Cette disposition constitue elle aussi une obligation minimale. Les cantons ou, le cas échéant, les communes peuvent aller bien au-delà et prévoir des offres de prise en charge complète; ils peuvent également décider de les financer intégralement ou en partie.

Valais : projet de consultation 2006

Art. 6 Aménagement de la journée scolaire

1 L’organisation du temps scolaire privilégie la formule des horaires blocs.

2 II existe une offre appropriée de structures de jour.

Le Conseil d’État valaisan émet de sérieuses réserves relativement à l’art. 6, car les conséquences seraient importantes au plan social, financier et dans le domaine du cahier des charges des enseignants :

a. Les enseignants doivent en effet être essentiellement assignés aux tâches d’enseignement.

b. D’autre part, la mise en place de structures d’accueil de jour serait obligatoire afin de ne pas rendre plus complexe encore l’organisation de la vie familiale

c. Ces structures d’accueil permettraient certes d’éviter de laisser sans encadrement une partie de la population scolaire déjà défavorisée, mais elles alourdiraient considérablement la charge financière de nombreuses familles.

d. Enfin, dans un canton aussi étendu géographiquement que le Valais, leur mise en place se révélerait aussi difficile que coûteuse pour les collectivités aussi.

Par conséquent, le Gouvernement valaisan propose de trouver une formulation beaucoup moins contraignante, responsabilisant d’abord les familles.

Harmos
Ils ont dit…

Nouvelliste, mai 2009, Jean-François Lovey :

Structures d’accueil. «Nous souhaitons une harmonisation des horaires scolaires», déclare Jean-François Lovey qui constate que «les réguliers décalages, selon les degrés scolaires, des débuts de matinée et des fins de journée» rendent l’organisation de certaines familles très compliquées. «C’est à l’école d’assumer l’accueil. La priorité est de créer une harmonie pour l’enfant. On doit penser l’horaire en fonction de l’intérêt des enfants».

Jean-Luc Addor – chef du groupe UDC (6 contre 104 à refuser)
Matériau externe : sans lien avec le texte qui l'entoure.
# darskkaa/NTIRE-2026-Light-Field-Image-Super-Resolution-Challenge---Track-2-Efficiency

Hardware: AMD Instinct MI355X
Metric: 5x5 x4-SR LF patches/sec (32^2->128^2), DistgSSR inference (higher is better)
Workload: dtype f32 (EPI branch stage 1 / 2 and fuse.0: fp32 operands as three exact bf16 terms on the bf16 MFMA pipe, six products, fp32 accumulation -- error against fp64 not above the fp32-MFMA kernels', tests/test_gpu_b3_accuracy.py; 3x3 convs, angular branch, init, head: fp32 MFMA)

## Files before the change

### include/lfsr_hip.h

```cpp
#ifndef LFSR_HIP_H
#define LFSR_HIP_H

#include <stddef.h>
#include <stdint.h>

#ifdef __cplusplus
extern "C" {
#endif

#define LFSR_OK 0
#define LFSR_E_ARG (-1)
#define LFSR_E_WS (-2)

const char* lfsr_version(void);


int lfsr_sai2macpi(const void* in, void* out, int B, int C, int A, int h, int w, int elem_bytes, void* stream);
int lfsr_macpi2sai(const void* in, void* out, int B, int C, int A, int h, int w, int elem_bytes, void* stream);
int lfsr_pixel_shuffle2d(const void* in, void* out, int B, int C, int r, int H, int W, int elem_bytes, void* stream);
int lfsr_pixel_shuffle1d(const void* in, void* out, int B, int C, int f, int H, int W, int elem_bytes, void* stream);
int lfsr_image_extend(const void* in, void* out, int N, int h, int w, int top, int bottom, int left, int right,
                      int elem_bytes, void* stream);
int lfsr_lf_divide(const void* in, void* out, int A, int h0, int w0, int P, int S, int elem_bytes,
                   int* num_u, int* num_v, void* stream);
// ... 24 lines not shown
int lfsr_angconv_fwd(const float* x, int x_stride, int x_choff, const float* w1_packed, const float* w2_packed,
                     float* tmp, float* y, int y_stride, int y_choff, int B, int A, int h, int w, float slope, void* stream);

int lfsr_epiconv_fwd(const float* x, int x_stride, int x_choff, const float* w1_packed, const float* w2_packed,
                     float* tmp, float* y, int y_stride, int y_choff, int B, int A, int h, int w, int vertical,
                     float slope, void* stream);

int lfsr_epiconv_hv_fwd(const float* x, int x_stride, int x_choff, const float* w1_packed, const float* w2_packed,
                        float* tmp, float* y, int y_stride, int choff_h, int choff_v, int B, int A, int h, int w,
                        float slope, void* stream);

int lfsr_distg_branch_tail_fwd(const float* x, int x_stride, int x_choff, const float* spa, int spa_stride, int spa_choff,
                               const float* w_ang0, const float* w_ang2, const float* w_epi0, const float* w_epi2, const float* w_fuse0,
                               float* t_a, float* t_h, float* t_v, float* y, int y_stride, int y_choff, int B, int A, int h, int w, float slope,
                               void* stream);

int lfsr_initconv_fwd(const float* x, const float* w, float* y, int y_stride, int y_choff, int B, int A, int h, int wd,
                      void* stream);

int lfsr_fold_head(const float* w0, const float* b0, const float* w2, float* wf, float* bf, int C, int s, void* stream);
int lfsr_upsample_head_fwd(const float* f, int f_stride, int f_choff, const float* wf, const float* bf,
                           const float* x_lr, float* out, int B, int A, int h, int w, int s, void* stream);

typedef struct lfsr_distgssr lfsr_distgssr;

int lfsr_distgssr_create(lfsr_distgssr** ctx, int A, int scale, int n_group, int n_block, int channels);
void lfsr_distgssr_destroy(lfsr_distgssr* ctx);
size_t lfsr_distgssr_packed_bytes(const lfsr_distgssr* ctx);
int lfsr_distgssr_set_packed(lfsr_distgssr* ctx, void* packed, size_t bytes);
int lfsr_distgssr_load_param(lfsr_distgssr* ctx, const char* key, const float* data, size_t numel, void* stream);
// ... 181 lines not shown
```

### ntire-2026-light-field-image-super-resolution-challenge---track-2-efficiency_amd/capi.py

```python
import ctypes as C
import os

import torch

_HERE = os.path.dirname(os.path.abspath(__file__))
LIB_PATH = os.environ.get("LFSR_HIP_LIB") or os.path.join(_HERE, "liblfsr_hip.so")

c_p = C.c_void_p
c_i = C.c_int
c_f = C.c_float
c_sz = C.c_size_t

SIGNATURES = {
    "lfsr_version": (C.c_char_p, []),
    "lfsr_sai2macpi": (c_i, [c_p, c_p, c_i, c_i, c_i, c_i, c_i, c_i, c_p]),
    "lfsr_macpi2sai": (c_i, [c_p, c_p, c_i, c_i, c_i, c_i, c_i, c_i, c_p]),
    "lfsr_pixel_shuffle2d": (c_i, [c_p, c_p, c_i, c_i, c_i, c_i, c_i, c_i, c_p]),
    "lfsr_pixel_shuffle1d": (c_i, [c_p, c_p, c_i, c_i, c_i, c_i, c_i, c_i, c_p]),
    "lfsr_image_extend": (c_i, [c_p, c_p, c_i, c_i, c_i, c_i, c_i, c_i, c_i, c_i, c_p]),
    "lfsr_lf_divide": (c_i, [c_p, c_p, c_i, c_i, c_i, c_i, c_i, c_i, C.POINTER(c_i), C.POINTER(c_i), c_p]),
    "lfsr_lf_integrate": (c_i, [c_p, c_p, c_i, c_i, c_i, c_i, c_i, c_i, c_i, c_i, c_p]),
    "lfsr_lf_crop_tiles": (c_i, [c_p, c_p, c_i, c_i, c_i, c_i, c_i, c_p]),
    "lfsr_lf_place_tiles": (c_i, [c_p, c_p, c_i, c_i, c_i, c_i, c_i, c_i, c_i, c_i, c_i, c_p]),
    "lfsr_nchw_to_vcl": (c_i, [c_p, c_p, c_i, c_i, c_i, c_i, c_i, c_i, c_i, c_i, c_p]),
    "lfsr_vcl_to_nchw": (c_i, [c_p, c_i, c_i, c_p, c_i, c_i, c_i, c_i, c_i, c_i, c_p]),
    "lfsr_pack_conv_weight": (c_i, [c_p, c_p, c_i, c_i, c_i, c_i, c_i, c_p]),
    "lfsr_packed_weight_floats": (c_sz, [c_i, c_i, c_i]),
    "lfsr_conv3x3_fwd": (c_i, [c_p, c_i, c_i, c_p, c_p, c_i, c_i, c_p, c_i, c_i, c_p, c_i, c_i, c_i, c_i, c_i, c_f, c_p]),
    "lfsr_pointwise_fwd": (c_i, [c_p, c_i, c_i, c_i, c_p, c_p, c_p, c_i, c_i, c_i, c_i, c_f, c_p]),
    "lfsr_angconv_fwd": (c_i, [c_p, c_i, c_i, c_p, c_p, c_p, c_p, c_i, c_i, c_i, c_i, c_i, c_i, c_f, c_p]),
    "lfsr_epiconv_fwd": (c_i, [c_p, c_i, c_i, c_p, c_p, c_p, c_p, c_i, c_i, c_i, c_i, c_i, c_i, c_i, c_f, c_p]),
    "lfsr_epiconv_hv_fwd": (c_i, [c_p, c_i, c_i, c_p, c_p, c_p, c_p, c_i, c_i, c_i, c_i, c_i, c_i, c_i, c_f, c_p]),
    "lfsr_distg_branch_tail_fwd": (c_i, [c_p, c_i, c_i, c_p, c_i, c_i, c_p, c_p, c_p, c_p, c_p, c_p, c_p, c_p, c_p, c_i, c_i, c_i, c_i, c_i, c_i, c_f, c_p]),
    "lfsr_initconv_fwd": (c_i, [c_p, c_p, c_p, c_i, c_i, c_i, c_i, c_i, c_i, c_p]),
    "lfsr_fold_head": (c_i, [c_p, c_p, c_p, c_p, c_p, c_i, c_i, c_p]),
    "lfsr_upsample_head_fwd": (c_i, [c_p, c_i, c_i, c_p, c_p, c_p, c_p, c_i, c_i, c_i, c_i, c_i, c_p]),
    "lfsr_distgssr_begin_batched_load": (c_i, [c_p]),
    "lfsr_distgssr_forward_taps": (c_i, [c_p, c_p, c_p, c_i, c_i, c_i, c_p, c_sz, C.POINTER(c_p), c_p]),
    "lfsr_layernorm_fwd": (c_i, [c_p, c_i, c_i, c_p, c_i, C.c_longlong, C.c_longlong, c_p, c_p, c_p, c_i, c_i, C.c_longlong, c_i, c_f, c_p]),
    "lfsr_conv3x3_n_fwd": (c_i, [c_p, c_i, c_i, c_p, c_p, c_i, c_i, c_i, c_i, c_i, c_i, c_f, c_p]),
    "lfsr_lft_position_fwd": (c_i, [c_p, c_p, c_i, c_i, c_i, c_i, c_p]),
    "lfsr_view_metrics": (c_i, [c_p, c_p, c_p, c_p, c_i, c_i, c_i, c_i, c_p]),
    "lfsr_mask_views": (c_i, [c_p, c_p, c_p, c_f, c_i, c_i, c_i, c_i, c_i, c_p]),
    "lfsr_mask_views_fill": (c_i, [c_p, c_p, c_p, c_p, c_i, c_i, c_i, c_i, c_i, c_p]),
    "lfsr_linear_fwd": (c_i, [c_p, c_i, c_i, c_i, c_p, c_p, c_p, c_i, c_i, c_p, c_i, c_i, C.c_longlong, c_i, c_f, c_p]),
    "lfsr_ycbcr2rgb_views": (c_i, [c_p, c_p, c_p, c_i, c_i, c_i, C.POINTER(C.c_double), C.POINTER(C.c_double), c_p]),
    "lfsr_ffn_fwd": (c_i, [c_p, c_i, c_i, c_p, c_p, c_p, c_i, c_i, c_p, c_i, c_i, C.c_longlong, c_i, c_i, c_i, c_f, c_p]),
# ... 537 lines not shown
    return out


def distg_branch_tail(x, spa, w_ang0, w_ang2, w_epi0, w_epi2, w_fuse0, B, A, h, w, slope):
    lib = load()
    y = torch.empty((x.shape[0], 64), dtype=torch.float32, device=x.device)
    t_a = torch.empty((B * h * w, 16), dtype=torch.float32, device=x.device)
    t_h = torch.empty((B * A * h * w, 32), dtype=torch.float32, device=x.device)
    t_v = torch.empty((B * A * h * w, 32), dtype=torch.float32, device=x.device)
    check(lib.lfsr_distg_branch_tail_fwd(dev_ptr(x), x.shape[1], 0, dev_ptr(spa), spa.shape[1], 0, dev_ptr(w_ang0), dev_ptr(w_ang2), dev_ptr(w_epi0),
                                         dev_ptr(w_epi2), dev_ptr(w_fuse0), dev_ptr(t_a), dev_ptr(t_h), dev_ptr(t_v), dev_ptr(y), 64, 0, B, A, h, w, slope,
                                         stream_ptr()), "distg_branch_tail_fwd")
    return y, t_a, t_h, t_v


def initconv(x, w, A):
    lib = load()
    B, _, Hh, Ww = x.shape
    h, wd = Hh // A, Ww // A
    out = torch.empty((B * A * A * h * wd, 64), dtype=torch.float32, device=x.device)
    check(lib.lfsr_initconv_fwd(dev_ptr(x), dev_ptr(w), dev_ptr(out), 64, 0, B, A, h, wd, stream_ptr()), "initconv_fwd")
    return out


def upsample_head(f, w0, b0, w2, x_lr, A, s):
    lib = load()
    B, _, Hh, Ww = x_lr.shape
    h, w = Hh // A, Ww // A
    wf = torch.empty(s * s * 64, dtype=torch.float32, device=f.device)
    bf = torch.empty(s * s, dtype=torch.float32, device=f.device)
# ... 105 lines not shown
```

### ntire-2026-light-field-image-super-resolution-challenge---track-2-efficiency_amd/csrc/distg_tail.hip

```cpp
#include "lfsr_internal.h"

namespace {

typedef float f32x4t __attribute__((ext_vector_type(4)));
typedef unsigned u32x4t __attribute__((ext_vector_type(4)));

constexpr int DT_WAVES = 8;
constexpr int DT_FPLANE = 64 * 160;
constexpr int DT_FBYTES = 3 * DT_FPLANE * 2;
constexpr int DT_ESLOTS = 3 * 4 * 160;
constexpr int DT_EBYTES = DT_ESLOTS * 16;
constexpr int DT_AFLOATS = 25 * 16 * 16;
constexpr int DT_ABYTES = DT_AFLOATS * 4;
constexpr int DT_CROW = 84;
constexpr int DT_CBYTES = DT_WAVES * 16 * DT_CROW * 4;
constexpr int DT_SMEM = DT_FBYTES + DT_EBYTES + DT_ABYTES + DT_CBYTES;

struct DistgTailArgs {
  const float* S; int s_stride; int s_choff; int s_bytes;
  const float* TA; int ta_bytes;
  const float* TH; const float* TV; int te_bytes;
  const float* WA2;
  const uint4* WE2p;
  const float* WF;
// ... 229 lines not shown
  if (grid > cus[dev]) grid = cus[dev];
  hipLaunchKernelGGL(k_distg_tail, dim3((unsigned)grid), dim3(DT_WAVES * 64), DT_SMEM, st, p);
  LFSR_CHECK_LAUNCH();
  return LFSR_OK;
}

bool lfsr_distg_tail_ok(int A, int h, int w, const float* x, int x_stride, int x_choff, const float* t_h, const float* t_v) {
  if (A != 5 || h <= 0 || w <= 0 || h > 32 || w > 32 || !lfsr_ang_fused_ok(A) || !lfsr_epi_use_b3()) return false;
  const char* rsel = lfsr_sel("LFSR_ROWGEMM");
  const char* asel = lfsr_sel("LFSR_ANG");
  if ((rsel && (rsel[0] == 'f' || rsel[0] == '1')) || lfsr_sel("LFSR_NO_ROWGEMM") || (asel && asel[0] == 'g')) return false;
  if ((x_stride | x_choff) & 3 || x_stride < x_choff + 64 || (((uintptr_t)x | (uintptr_t)t_h | (uintptr_t)t_v) & 15)) return false;
  return true;
}

extern "C" int lfsr_distg_branch_tail_fwd(const float* x, int x_stride, int x_choff, const float* spa, int spa_stride, int spa_choff,
                                          const float* w_ang0, const float* w_ang2, const float* w_epi0, const float* w_epi2, const float* w_fuse0,
                                          float* t_a, float* t_h, float* t_v, float* y, int y_stride, int y_choff, int B, int A, int h, int w, float slope,
                                          void* stream) {
  LfsrOpTimer op_t("distg_tail", B, h * w, lfsr_stream(stream));
  if (!x || !spa || !w_ang0 || !w_ang2 || !w_epi0 || !w_epi2 || !w_fuse0 || !t_a || !t_h || !t_v || !y || B <= 0) return LFSR_E_ARG;
  if (!lfsr_distg_tail_ok(A, h, w, x, x_stride, x_choff, t_h, t_v)) return LFSR_E_ARG;
  if ((spa_stride | spa_choff | y_stride | y_choff) & 3 || spa_stride < spa_choff + 64 || y_stride < y_choff + 64) return LFSR_E_ARG;
  if (((uintptr_t)spa | (uintptr_t)t_a | (uintptr_t)w_ang2 | (uintptr_t)w_epi0 | (uintptr_t)w_epi2 | (uintptr_t)w_fuse0 | (uintptr_t)y) & 15) return LFSR_E_ARG;
  if (!(slope >= 0.f && slope <= 1.f)) return LFSR_E_ARG;
  const long long npix = (long long)B * A * A * h * w;
  if (npix * x_stride * 4 >= (1LL << 31) || npix * spa_stride * 4 >= (1LL << 31) || npix * y_stride * 4 >= (1LL << 31)) return LFSR_E_ARG;
  hipStream_t st = lfsr_stream(stream);
  int rc = lfsr_ang_fused_launch(x, x_stride, x_choff, w_ang0, nullptr, t_a, nullptr, 0, 0, B, A, h, w, slope, st);
  if (!rc) rc = lfsr_epi_b3_launch(x, x_stride, x_choff, w_epi0 + 25 * 32 * 64 + LFSR_EPI_WINO_FLOATS, nullptr, nullptr, 0, 0, 0, t_h, t_v, B, A, h, w, 3, slope, st);
  if (!rc) rc = lfsr_distg_tail_launch(spa, spa_stride, spa_choff, t_a, t_h, t_v, w_ang2, w_epi2 + 160 * 32, w_fuse0, y, y_stride, y_choff, B, A, h, w, slope, st);
  return rc;
}
```

### ntire-2026-light-field-image-super-resolution-challenge---track-2-efficiency_amd/csrc/distgssr.cpp

```cpp
#include <cstring>
#include <map>
#include <string>
#include <vector>

#include "param_table.h"

struct lfsr_distgssr : LfsrModel {
  int G = 0, NB = 0, C = 0;
  struct Transposed { int kind; size_t off; };
  std::map<std::string, Transposed> tr;
  size_t off_wf = 0, off_bf = 0;
  bool batch_mode = false;
  std::vector<LfsrPackDesc> d_gen, d_c3, d_epi, d_epib, uploaded;
  LfsrPackDesc* table_dev = nullptr;
  size_t table_cap = 0;
  hipStream_t side = nullptr;
  hipEvent_t ev_fork = nullptr, ev_join = nullptr, ev_a = nullptr, ev_b = nullptr;
  bool profiling = false;
  struct Ev { int cls; hipEvent_t a, b; };
  bool profile_all = true;
  int sample_stride = 1;
  long long sample_ctr = 0;
  std::vector<Ev> evs;
  std::vector<hipEvent_t> free_evs;
// ... 238 lines not shown
  };

  float* F0 = pool[0];
  PROF(4, lfsr_initconv_fwd(x, c->w("init_conv.weight"), F0, 64, 0, B, A, h, w, stream));
  LFSR_RC(tap(0, F0, 64, 64));
  const float* cur = F0;
  for (int g = 0; g < c->G; ++g) {
    const float* gin = cur;
    for (int b = 0; b < c->NB; ++b) {
      std::string p = "disentg.Group." + std::to_string(g) + ".Block." + std::to_string(b) + ".";
      float* o = pick(F0, gin, cur);
      PROF(0, conv(cur, p + "SpaConv.0.weight", T, 64, 0, nullptr, L));
      if (tail_ok && !(taps && taps[4] && g == 0 && b == 0)) {
        PROF(0, conv(T, p + "SpaConv.2.weight", o, 64, 0, nullptr, L));
        hipStream_t st = lfsr_stream(stream);
        PROF(1, lfsr_ang_fused_launch(cur, 64, 0, c->w(p + "AngConv.0.weight"), nullptr, A16, nullptr, 0, 0, B, A, h, w, L, st));
        PROF(2, lfsr_epi_b3_launch(cur, 64, 0, c->w(p + "EPIConv.0.weight") + 25 * 32 * 64 + LFSR_EPI_WINO_FLOATS, nullptr, nullptr, 0, 0, 0, E32, EV32,
                                   B, A, h, w, 3, L, st));
        PROF(3, lfsr_distg_tail_launch(o, 64, 0, A16, E32, EV32, c->w(p + "AngConv.2.weight"), c->w(p + "EPIConv.2.weight") + 160 * 32,
                                       c->w(p + "fuse.0.weight"), T, 64, 0, B, A, h, w, L, st));
        PROF(0, conv(T, p + "fuse.2.weight", o, 64, 0, cur, 1.0f));
        cur = o;
        if (g == 0 && b == 0) LFSR_RC(tap(1, cur, 64, 64));
        continue;
      }
      PROF(0, conv(T, p + "SpaConv.2.weight", CAT, 144, 0, nullptr, L));
      PROF(1, lfsr_angconv_fwd(cur, 64, 0, c->w(p + "AngConv.0.weight"), c->w(p + "AngConv.2.weight"), A16, CAT, 144, 64, B, A, h, w, L, stream));
      PROF(2, lfsr_epiconv_hv_fwd(cur, 64, 0, c->w(p + "EPIConv.0.weight"), c->w(p + "EPIConv.2.weight"), E32, CAT, 144, 80, 112, B, A, h, w, L, stream));
      if (g == 0 && b == 0) LFSR_RC(tap(4, CAT, 144, 144));
      PROF(3, lfsr_pointwise_fwd(CAT, 144, 0, 144, c->w(p + "fuse.0.weight"), nullptr, T, 64, 0, nimg * h * w, 64, L, stream));
      PROF(0, conv(T, p + "fuse.2.weight", o, 64, 0, cur, 1.0f));
      cur = o;
      if (g == 0 && b == 0) LFSR_RC(tap(1, cur, 64, 64));
// ... 291 lines not shown
```
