template <bool VEL, bool HAS_DX, bool SPLIT>
__global__ __launch_bounds__(512, 2) void conv_h3p_kernel(ConvKArgs a) {
    constexpr bool DX = VEL && HAS_DX;
    constexpr int PARTS = SPLIT ? 2 : 1, UN = 2 * PARTS;
    constexpr int HP_XP = UN * HP_PL;
    constexpr int HP_XPP = (HP_XP + 63) / 64 * 64;
    constexpr int WP = 3 * UN * 64;
    constexpr int WB = WP * (VEL ? 2 : 1);
    constexpr int XB = HP_XPP * (DX ? 2 : 1);
    constexpr int OFF_DW = WP, OFF_DXX = HP_XPP;
    constexpr int XBASE = 2 * WB;
    constexpr int NW_TOT = WB / 64, NX_TOT = XB / 64;
    constexpr int NWS = (NW_TOT + 7) / 8;
    constexpr int XPARTS = 3;
    constexpr int NXS = (NX_TOT + 8 * XPARTS - 1) / (8 * XPARTS);
    static_assert(NWS + NXS <= 9 && NXS <= 4, "DMA slots per wave");

    f32x4* lds = lds_h3;
    const int tid = threadIdx.x;
    const int lane = tid & 63;
    const int wave = __builtin_amdgcn_readfirstlane(tid >> 6);
    const int li = lane & 31, lh = lane >> 5;
    const int it = wave & 1, jq = wave >> 1;

    const int tile = xcd_tile(blockIdx.x, a.ntiles);
    const int ct = blockIdx.y;
    const int z = tile % a.Dv, tyx = tile / a.Dv;
    const int ty = tyx / a.tnx, tx = tyx - ty * a.tnx;
    const int y0 = ty * HP_ROWS, x0 = tx * HP_COLS;
    const int nstage = 9 * a.nchunk;
// ... 94 lines not shown
#pragma unroll
            for (int t = 0; t < NXS; ++t) dma_x(p, t, x0off, 0);
#pragma unroll
        for (int t = 0; t < NWS; ++t) dma_w(t, 0);
        __syncthreads();
    }

    int g = 0, dy = 0;
    for (int s = 0; s < nstage; ++s) {
        const bool pw = s + 1 < nstage, px = 3 * (g + 1) < nstage;
        const long xoff = px ? patch_offset(g + 1) : 0;
        const half8* wb = (const half8*)(lds + (s & 1) * WB);
        const half8* xb = (const half8*)(lds + XBASE + (g & 1) * XB);
        const int nb = (g + 1) & 1;
        Ops o0, o1;
        load_ops(wb, xb, dy, 0, o0);
        load_ops(wb, xb, dy, 1, o1);
        __builtin_amdgcn_sched_barrier(0);
#pragma unroll
        for (int i = 0; i < 18; ++i) {
            mfma1(o0, i);
            if (i & 1) {
                const int t = i >> 1;
                if (t < NWS) { if (pw) dma_w(t, s + 1); }
                else if (t - NWS < NXS) {
                    if (px) {
                        if (dy == 0) dma_x(0, t - NWS, xoff, nb);
                        else if (dy == 1) dma_x(1, t - NWS, xoff, nb);
                        else dma_x(2, t - NWS, xoff, nb);
                    }
                }
                __builtin_amdgcn_sched_barrier(0);
            }
        }
        __builtin_amdgcn_sched_barrier(0);
        load_ops(wb, xb, dy, 2, o0);
        __builtin_amdgcn_sched_barrier(0);
        mfma_ops(o1);
        __builtin_amdgcn_sched_barrier(0);
        mfma_ops(o0);
        __builtin_amdgcn_sched_barrier(0);
        __syncthreads();
        if (++dy == 3) { dy = 0; ++g; }
    }

    long o[2];
    bool ok[2];
#pragma unroll
    for (int jt = 0; jt < 2; ++jt) {
        const int yy = y0 + 2 * jq + jt, xx = x0 + li;
        ok[jt] = yy < a.Hv && xx < a.Wv;
        o[jt] = ok[jt] ? ((long)z * a.Ho + yy) * a.Wo + xx : (long)z * a.Ho * a.Wo;
    }
    h3_store2<VEL, SPLIT>(a, ct, it, lh, o, ok, ym, yc, dm, dc);
}

constexpr int HQ_TAPU = 4 * 64;
constexpr int HQ_WA = 5 * HQ_TAPU, HQ_WB = 4 * HQ_TAPU;
constexpr int HQ_OFF_B = 2 * HQ_WA;
constexpr int HQ_PP = (HP_PL + 7) / 8 * 8;
constexpr int HQ_XT = 4 * HQ_PP;
constexpr int HQ_XB = 2 * HQ_XT;
constexpr int HQ_XBASE = HQ_OFF_B + 2 * HQ_WB;
constexpr int HQ_LDS_UNITS = HQ_XBASE + 2 * HQ_XB;

__device__ __forceinline__ float acc_read(const float& acc) {
    float v;
    asm volatile("v_accvgpr_read_b32 %0, %1" : "=v"(v) : "a"(acc));
    return v;
}

__device__ __forceinline__ void dma16s(const char* ubase, unsigned voff, f32x4* dst_wave_base) {
    const unsigned long ub = (unsigned long)ubase;
    ubase = (const char*)(((unsigned long)(unsigned)__builtin_amdgcn_readfirstlane((int)(ub >> 32)) << 32) |
                          (unsigned long)(unsigned)__builtin_amdgcn_readfirstlane((int)(unsigned)ub));
    asm volatile("" : "+v"(voff));
    __builtin_amdgcn_global_load_lds((const NBE_GLB_AS void*)(ubase + voff), (NBE_LDS_AS void*)dst_wave_base, 16, 0, 0);
}

__device__ unsigned long long h3q_stamps[16];

void h3q_read_stamps(double* out, hipStream_t s) {
    unsigned long long h[16] = {0};
    (void)hipStreamSynchronize(s);
    (void)hipMemcpyFromSymbol(h, HIP_SYMBOL(h3q_stamps), sizeof h, 0, hipMemcpyDeviceToHost);
    for (int i = 0; i < 16; ++i) out[i] = (double)h[i];
    unsigned long long z[16] = {0};
    (void)hipMemcpyToSymbol(HIP_SYMBOL(h3q_stamps), z, sizeof z, 0, hipMemcpyHostToDevice);
}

Si nous nous opposons à ces formes d’harmonisation scolaire, c’est aussi parce qu’elles marquent une emprise toujours plus grande de l’Etat sur les enfants, au détriment de cette cellule de base de notre société qu’est la famille. Et pourtant, comme notre loi sur l’instruction publique le rappelle opportunément, l’école n’a, par rapport à la famille, dont c’est une compétence primaire, qu’un rôle secondaire dans l’instruction et l’éducation des enfants. Or, justement, HarmoS accapare, plus encore qu’aujourd’hui, nos enfants au détriment de la famille, et cela de deux manières au moins que nous ne pouvons pas accepter, 

– d’abord en abaissant à 4 ans le début de la scolarité obligatoire (alors qu’aujourd’hui, en Valais, l’école enfantine est facultative)

– et également en privilégiant (doux euphémisme) la formule des horaires blocs et son corollaire, la mise en place de structures de jour par ailleurs fort coûteuses dans lesquelles l’Etat encadrera nos enfants à des moments où, aujourd’hui, beaucoup d’entre eux sont avec leur famille (par exemple durant le temps de midi).